Obamaklik.id,- Ibu sangat prihatin melihat ayah dalam keadaan bingung. Karena selama ayah di-PHK dari tempat kerjanya, ia kerap kali termenung tanpa bicara.
Padahal selama ini ayah adalah seorang yang periang dan gemar bernyanyi. Aku masih ingat, lagu favorit ayah adalah Delilah yang dipopulerkan Tom Jones.
“Mas kok tampak selalu termenung. Kau terpukul ketika di-PHK perusahaan? Kan tak hanya mas yang diberhentikan. Banyak pekerja lain yang juga di-PHK?” tanya ibu ke pada ayah.
Ayah hanya diam. Sesekali ia tersenyum ke pada ibu. “Yang kupikir masa depan sekolah anak kita, nimas,” ujar ayahku ke pada ibu.
Wajah ayahku tampak murung. Dari celah bulu kumisnya yang lebat, terdapat beberapa uban. Agaknya ia mulai menua. Ah, kasihan ayahku.
Sudah enam bulan ayah di-PHK. Uang simpanan yang ada sudah menipis. Ayah sudah berusaha sebisanya mencari kerja serabutan. Namun hasil yang diperoleh selalu kurang. Bahkan untuk menutupi biaya hidup, uang simpanan ayah kembali terkuras. Wah ini benar-benar mengkhawatirkan.
Pagi itu, ayah dan ibu tampaknya berbincamg serius. Agaknya ayah ada rencana untuk ke luar kota. Ia ingin mencari penghasilan agar kehidupan dan masa depan kami berjalan lebih baik.
“Terutama untuk melanjutkan pendidikan Sartono. Ia anak laki-laki kita. Kebetulan anak laki-laki kita hanya dia seorang,” ujar ayah ke pada ibu.
Kedua orangtuaku berbincang tentang pendidikanku.
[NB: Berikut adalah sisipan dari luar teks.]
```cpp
extern "C" int ns_profile_enable(ns_model* m, int on) {
  if (!m) return fail("ns_profile_enable: null model");
  const bool keep = on > 0 && (on & NS_PROFILE_KEEP) != 0;
  if (on > 0) on &= ~NS_PROFILE_KEEP;
  m->prof = on == 1 ? (1u << NS_PROFILE_SLOTS) - 1u : on < 0 ? 0u : ((unsigned)on >> 1);
  if (!keep)
    for (auto& ps : m->prof_slot) { ps.used = 0; ps.flops = 0.0; }
  return 0;
}
extern "C" int ns_profile_read_slot(ns_model* m, int slot, double* total_ms, double* total_flops, int64_t* launches) {
  if (!m) return fail("ns_profile_read_slot: null model");
  if (slot < 0 || slot >= NS_PROFILE_SLOTS) return fail("ns_profile_read_slot: slot out of range");
  ns_model::ProfSlot& ps = m->prof_slot[slot];
  double ms = 0.0;
  for (size_t i = 0; i < ps.used; ++i) {
    NS_HIP(hipEventSynchronize(ps.ev[i].second));
    float e = 0.f;
    NS_HIP(hipEventElapsedTime(&e, ps.ev[i].first, ps.ev[i].second));
    ms += e;
  }
  if (total_ms) *total_ms = ms;
  if (total_flops) *total_flops = ps.flops;
  if (launches) *launches = (int64_t)ps.used;
  ps.used = 0;
  ps.flops = 0.0;
  return 0;
}
extern "C" int ns_profile_read(ns_model* m, double* total_ms, double* total_flops, int64_t* launches) {
  return ns_profile_read_slot(m, 0, total_ms, total_flops, launches);
// ... 271 lines not shown
  if (!texts || !emb || !pos || !out_p) return fail("ns_op_embed_pos_packed: null argument");
  if (D <= 0 || D % 4 != 0 || n_vocab <= 0) return fail("ns_op_embed_pos_packed: bad shape");
  PackedCtx pk;
  NS_TRY(packed_ctx("ns_op_embed_pos_packed", plan_dev, B, L, Mp, att_wgs, &pk));
  NS_HIP(launch_embed_pos_packed((const long long*)texts, emb, pos, out_p, pk.rm, B, Mp, L, D, n_vocab, nullptr, 0, (hipStream_t)stream));
  return 0;
}
extern "C" int ns_op_add_pos_packed(const float* x_p, const float* pos, const int32_t* plan_dev, int B, int S, int Mp, int att_wgs, int D, float* out_p,
                                    void* stream) {
  if (!x_p || !pos || !out_p) return fail("ns_op_add_pos_packed: null argument");
  if (D <= 0 || D % 4 != 0) return fail("ns_op_add_pos_packed: D must be a positive multiple of 4");
  PackedCtx pk;
  NS_TRY(packed_ctx("ns_op_add_pos_packed", plan_dev, B, S, Mp, att_wgs, &pk));
  NS_HIP(launch_add_pos(x_p, pos, out_p, Mp, S, D, (hipStream_t)stream, &pk.rm));
  return 0;
}
extern "C" int ns_op_pack_vector(const float* src, const int32_t* plan_dev, int B, int S, int Mp, int att_wgs, float* dst_p, void* stream) {
  if (!src || !dst_p) return fail("ns_op_pack_vector: null argument");
  PackedCtx pk;
  NS_TRY(packed_ctx("ns_op_pack_vector", plan_dev, B, S, Mp, att_wgs, &pk));
  NS_HIP(launch_pack_vector(pk.rm, S, src, dst_p, Mp, (hipStream_t)stream));
  return 0;
}
extern "C" int ns_op_unpack_rows(const float* src_p, const int64_t* lens, const int32_t* plan_dev, int B, int S, int Mp, int att_wgs, int D, float* dst,
                                 void* stream) {
  if (!src_p || !dst) return fail("ns_op_unpack_rows: null argument");
  if (D <= 0) return fail("ns_op_unpack_rows: D must be positive");
  PackedCtx pk;
  NS_TRY(packed_ctx("ns_op_unpack_rows", plan_dev, B, S, Mp, att_wgs, &pk));
  NS_HIP(launch_unpack_rows(pk.rm, (const long long*)lens, B, S, D, src_p, dst, (hipStream_t)stream));
  return 0;
}
extern "C" int ns_op_unpack_phase1(const float* rows_p, const float* vec_p, const int64_t* lens, const int32_t* plan_dev, int B, int S, int Mp,
                                   int att_wgs, int D, float* rows, float* vec, void* stream) {
  if (!rows_p || !vec_p || !lens || !rows || !vec) return fail("ns_op_unpack_phase1: null argument");
  if (D <= 0 || D % 4 != 0) return fail("ns_op_unpack_phase1: D must be a positive multiple of 4");
  PackedCtx pk;
  NS_TRY(packed_ctx("ns_op_unpack_phase1", plan_dev, B, S, Mp, att_wgs, &pk));
  NS_HIP(launch_unpack_phase1(pk.rm, (const long long*)lens, B, S, D, rows_p, rows, vec_p, vec, (hipStream_t)stream));
  return 0;
}
extern "C" int ns_op_unpack_outputs(const int32_t* plan_dev, int B, int T, int Mp, int att_wgs, int n_mel, const int64_t* mel_lens, const float* mel_p,
                                    const float* post_p, const float* p_p, const float* e_p, const float* mel_bias, const float* post_const,
                                    float* mel, float* post, float* p_pred, float* e_pred, uint8_t* mel_mask, void* stream) {
  if (!mel_lens || !mel_p || !post_p || !mel_bias || !post_const || !mel || !post) return fail("ns_op_unpack_outputs: null argument");
  if ((p_pred && !p_p) || (e_pred && !e_p)) return fail("ns_op_unpack_outputs: p_pred / e_pred without their packed source");
  if (n_mel <= 0) return fail("ns_op_unpack_outputs: n_mel must be positive");
  PackedCtx pk;
  NS_TRY(packed_ctx("ns_op_unpack_outputs", plan_dev, B, T, Mp, att_wgs, &pk));
  NS_HIP(launch_unpack_outputs(pk.rm, B, T, n_mel, (const long long*)mel_lens, mel_p, post_p, p_p, e_p, mel_bias, post_const, mel, post, p_pred,
                               e_pred, mel_mask, (hipStream_t)stream));
  return 0;
}
```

Apalagi sudah setahun lebih aku tamat SMP, tapi belum melanjutkan ke SMA.
“Ayah mau ke mana?” tanyaku.
Ayah tersenyum. Raut wajahnya begitu getir. Tampak dari gurat garis wajahnya ia memendam derita karena ia merasa bertanggung jawab sebagai kepala keluarga.
“Nak, ayah mau ke luar kota. Sebab kota besar seperti tempat kita bermukim sudah tak bersahabat lagi. Ayah sulit mencari uang di sini. Karena itu ayah akan hijrah ke kota kecil di daerah,” kata ayah.
Mimik ayah begitu serius. Aku belum pernah melihat perubahan wajah ayah seserius itu.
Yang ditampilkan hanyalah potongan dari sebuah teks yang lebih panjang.